Cascade-Zero123: One Image to Highly Consistent 3D with Self-Prompted Nearby Views (ECCV 2024)

Project Page | Arxiv Paper | Video

Cascade-Zero123 progressively extracts the 3D information from one single image via self-prompted nearby views. View-consistent images can be generated by constructing the structure in a cascade manner.

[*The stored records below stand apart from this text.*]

+template <typename VT, int V>
+__device__ __forceinline__ void rvr_flat_pass(const uint8_t* fb, int ns, const double* Xt, double d, double (&acc)[V + 1]) {
+  constexpr int QB = 4 * static_cast<int>(sizeof(VT));
+  constexpr int FS = static_cast<int>(rvr_flat_stride(sizeof(VT)));
+  const int lane = threadIdx.x & 63;
+#pragma unroll
+  for (int v = 0; v <= V; ++v) acc[v] = 0.0;
+  if (ns <= 0) return;
+  const uint8_t* pv = fb + lane * QB;
+  const uint8_t* pr = fb + 64 * QB + lane * 8;
+  auto issue = [&](int s, SliceQuad<VT>& vq, uint2& rq) {
+    const int sc = min(s, ns - 1);
+    vq.load(pv + sc * FS);
+    rq = *reinterpret_cast<const uint2*>(pr + sc * FS);
+  };
+  auto mult = [&](int s, const SliceQuad<VT>& vq, const uint2& rq) {
+    if (s < ns && rq.x != RVR_FLAT_NONE) {
+#pragma unroll
+      for (int e = 0; e < 4; ++e) {
+        const VT mf = vq.v[e];
+        const double mm = static_cast<double>(mf);
+        const double ii = mf != VT(0) ? 1.0 : 0.0;
+        const uint32_t row = ((e < 2 ? rq.x : rq.y) >> (16 * (e & 1))) & 0xffffu;
+        const double* xr = Xt + row * V;
+        double xv[V];
+#pragma unroll
+        for (int v = 0; v < V; v += 2) {
+          const double2 t2 = *reinterpret_cast<const double2*>(xr + v);
+          xv[v] = t2.x;
+          xv[v + 1] = t2.y;
+        }
+        acc[0] = fma(mm, xv[0], acc[0]);
+        acc[V] = fma(ii, xv[0], acc[V]);
+        const double w = fma(d, ii, mm);
+#pragma unroll
+        for (int v = 1; v < V; ++v) acc[v] = fma(w, xv[v], acc[v]);
+      }
+    }
+  };
+  SliceQuad<VT> cur, nxt, nx2, nx3;
+  uint2 rcur, rnxt, r2, r3;
+  issue(0, cur, rcur);
+  issue(1, nxt, rnxt);
+  for (int s = 0; s < ns; s += 2) {
+    issue(s + 2, nx2, r2);
+    issue(s + 3, nx3, r3);
+    mult(s, cur, rcur);
+    mult(s + 1, nxt, rnxt);
+    cur = nx2;
+    rcur = r2;
+    nxt = nx3;
+    rnxt = r3;
+  }
+}
+
+template <typename VT>
+struct RvrPieceHead {
+  gbytes_t src;
+  int k;
+  int mq_own;
+  int tot_dst;
+  int tgs[8];
+};
+template <typename VT>
+__device__ __forceinline__ RvrPieceHead<VT> rvr_flat_head(gbytes_t rdata, unsigned long long dirv , int nchunks,
+                                                          uint32_t piece, int G, int lgrp, int lsrc, bool in_lanes) {
+  const int lane = threadIdx.x & 63;
+  const int kl = static_cast<int>(piece & 255u);
+  RvrPieceHead<VT> H;
+  H.k = kl * G + lgrp;
+  const bool have = H.k < nchunks;
+  H.src = rdata + 16 * __shfl(dirv, have ? H.k : 0);
+  H.mq_own = have ? static_cast<int>(reinterpret_cast<const CLIPPER_GLOBAL uint32_t*>(H.src)[1]) : 0;
+  H.tot_dst = (have && in_lanes) ? static_cast<int>(H.src[16 + lsrc]) : 0;
+#pragma unroll
+  for (int g = 0; g < 8; ++g) {
+    const int kg = kl * G + g;
+    const bool hg = g < G && kg < nchunks;
+    const gbytes_t sg = rdata + 16 * __shfl(dirv, hg ? kg : 0);
+    H.tgs[g] = hg ? static_cast<int>(sg[16 + lane]) : 0;
+  }
+  return H;
+}
+template <typename VT>
+__device__ __forceinline__ int rvr_flat_decode(const RvrPieceHead<VT>& H, uint32_t piece, int lgrp, int lsrc, uint8_t* fb, int s0) {
+  constexpr int QB = 4 * static_cast<int>(sizeof(VT));
+  constexpr int FS = static_cast<int>(rvr_flat_stride(sizeof(VT)));
+  const int lane = threadIdx.x & 63;
+  const int q0 = static_cast<int>((piece >> 8) & 255u);
+  const int mq_own = H.mq_own, tot_dst = H.tot_dst;
+  const int maxq = __builtin_amdgcn_readfirstlane(wave_max(mq_own));
+  const int q1 = min(static_cast<int>((piece >> 16) & 255u), maxq);
+  const uint64_t below = (1ull << lsrc) - 1ull;
+  const uint32_t row0 = static_cast<uint32_t>(H.k * SL_SUB) * 0x10001u;
+  auto active_own = [&](int q) -> uint64_t {
+    uint64_t ms_own = 0;
+#pragma unroll
+    for (int g = 0; g < 8; ++g) {
+      const uint64_t mg = __ballot(q < H.tgs[g]);
+      if (g == lgrp) ms_own = mg;
+    }
+    return ms_own;
+  };
+  gbytes_t sfb = H.src + 16 + 64 + sl_so_bytes(mq_own);
+  for (int q = 0; q < q0; ++q) {
+    const int cs = __popcll(active_own(q));
+    sfb += cs * QB + ((cs * 4 + 15) & ~15);
+  }
+  for (int qb = q0; qb < q1; qb += 4) {
+    SliceQuad<VT> vq[4];
+    uint32_t rq[4];
+    bool ad[4];
+#pragma unroll
+    for (int b = 0; b < 4; ++b) {
+      const int q = qb + b;
+      const uint64_t ms_own = (q < q1) ? active_own(q) : 0ull;
+      ad[b] = q < q1 && q < tot_dst;
+      const int cs = __popcll(ms_own);
+      const uint32_t rs_ = ad[b] ? static_cast<uint32_t>(__popcll(ms_own & below)) : 0u;
+      vq[b].load(sfb + rs_ * QB);
+      rq[b] = *reinterpret_cast<const CLIPPER_GLOBAL uint32_t*>(sfb + cs * QB + rs_ * 4);
+      sfb += cs * QB + ((cs * 4 + 15) & ~15);
+    }
+#pragma unroll
+    for (int b = 0; b < 4; ++b) {
+      if (qb + b < q1) {
+        uint8_t* dp = fb + (s0 + qb + b - q0) * FS;
+        uint2 rw = make_uint2(RVR_FLAT_NONE, RVR_FLAT_NONE);
+        if (ad[b]) {
+          vq[b].store(dp + lane * QB);
+          rw.x = row0 + ((rq[b] & 0xffu) | ((rq[b] & 0xff00u) << 8));
+          rw.y = row0 + (((rq[b] >> 16) & 0xffu) | ((rq[b] >> 8) & 0xff0000u));
+        }
+        *reinterpret_cast<uint2*>(dp + 64 * QB + lane * 8) = rw;
+      }
+    }
+  }
+  return q1 > q0 ? q1 - q0 : 0;
+}
+
+struct RvrLanes {
+  int G;
+  int Wd;
+  int S;
+  bool whole, packed;
+  int lgrp;
+  int lsrc;
+  bool in_lanes;
+};
+__device__ __forceinline__ RvrLanes rvr_lanes(const RvrUnit& U, int nchunks, int lane) {
+  RvrLanes L;
+  L.G = U.pack > 1 ? U.pack : 1;
+  L.Wd = U.l1 - U.l0;
+  L.S = (nchunks + L.G - 1) / L.G;
+  L.whole = U.l0 <= 0 && U.l1 >= 64;
+  L.packed = L.G > 1;
+  L.lgrp = L.packed ? lane / L.Wd : 0;
+  L.lsrc = L.packed ? U.l0 + (lane - L.lgrp * L.Wd) : lane;
+  L.in_lanes = L.packed ? true : (lane >= U.l0 && lane < U.l1);
+  return L;
+}
+
+template <typename VT>
+__device__ __forceinline__ bool rvr_flat_stage(gbytes_t rdata, const CLIPPER_GLOBAL uint64_t* rpre, int nchunks, const RvrUnit& U,
+                                               const RvrLanes& L, int cgl, int np, uint32_t pc, uint32_t* words ,
+                                               uint8_t* sl, uint32_t lds_slices, const uint8_t*& fl_base, int& fl_ns) {
+  const int lane = threadIdx.x & 63;
+  const int wave = __builtin_amdgcn_readfirstlane(threadIdx.x >> 6);
+  constexpr uint32_t FS = rvr_flat_stride(sizeof(VT));
+  const CLIPPER_GLOBAL uint64_t* dir = rpre + static_cast<int64_t>(U.cg0 + cgl) * nchunks;
+  const unsigned long long dirv = lane < nchunks ? dir[lane] : 0ull;
+  uint32_t piece = np > 0 ? static_cast<uint32_t>(__builtin_amdgcn_readlane(static_cast<int>(pc), 0)) : 0u;
+  RvrPieceHead<VT> cur = rvr_flat_head<VT>(rdata, dirv, nchunks, piece, L.G, L.lgrp, L.lsrc, L.in_lanes);
+  int stp = (lane < np) ? static_cast<int>((pc >> 16) & 255u) - static_cast<int>((pc >> 8) & 255u) : 0;
+  stp = wave_isum_to_lane63(stp < 0 ? 0 : stp);
+  if (lane == 63) words[4 + wave] = static_cast<uint32_t>(stp);
+  __syncthreads();
+  uint32_t before = 0, steps_all = 0;
+#pragma unroll
+  for (int w = 0; w < RVR_NWV; ++w) {
+    const uint32_t sw = words[4 + w];
+    before += (w < wave) ? sw : 0u;
+    steps_all += sw;
+  }
+  before = __builtin_amdgcn_readfirstlane(before);
+  const bool bad_plan = static_cast<uint64_t>(steps_all) * FS + RS_SLICE_PAD > lds_slices || U.ncgs > RVR_NWV;
+  if (__syncthreads_or(bad_plan ? 1 : 0)) return false;
+  uint8_t* fb = sl + before * FS;
+  int s_ = 0;
+  for (int j = 0; j < np; ++j) {
+    const uint32_t pnext = static_cast<uint32_t>(__builtin_amdgcn_readlane(static_cast<int>(pc), j + 1 < np ? j + 1 : j));
+    const RvrPieceHead<VT> nxt = rvr_flat_head<VT>(rdata, dirv, nchunks, pnext, L.G, L.lgrp, L.lsrc, L.in_lanes);
+    s_ += rvr_flat_decode<VT>(cur, piece, L.lgrp, L.lsrc, fb, s_);
+    cur = nxt;
+    piece = pnext;
+  }
+  fl_base = fb;
+  fl_ns = __builtin_amdgcn_readfirstlane(s_);
+  return true;
+}
+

Cascade-Zero123 can be divided into two parts. The left part is Base-0123, which takes a set of R and T values as input to generate corresponding multi-view images. These output images are concatenated with the input condition image and its corresponding camera pose, forming a self-prompted input denoted as a set of c(xc, ∆R, ∆T) for the right part Refiner-0123.

🦾 Updates

7/2/2024: Accepted by ECCV 2024.
10/16/2023: The rough code has been released, and there may still be some issues. Please feel free to raise issues.

Requirements

Pytorch 2.0 for faster training and inference.

conda create -f environment.yml

or

conda create -n cascade-zero123 python=3.9
conda activate cascade-zero123
pip install -r requirements.txt

Install xformer properly to enable efficient transformers.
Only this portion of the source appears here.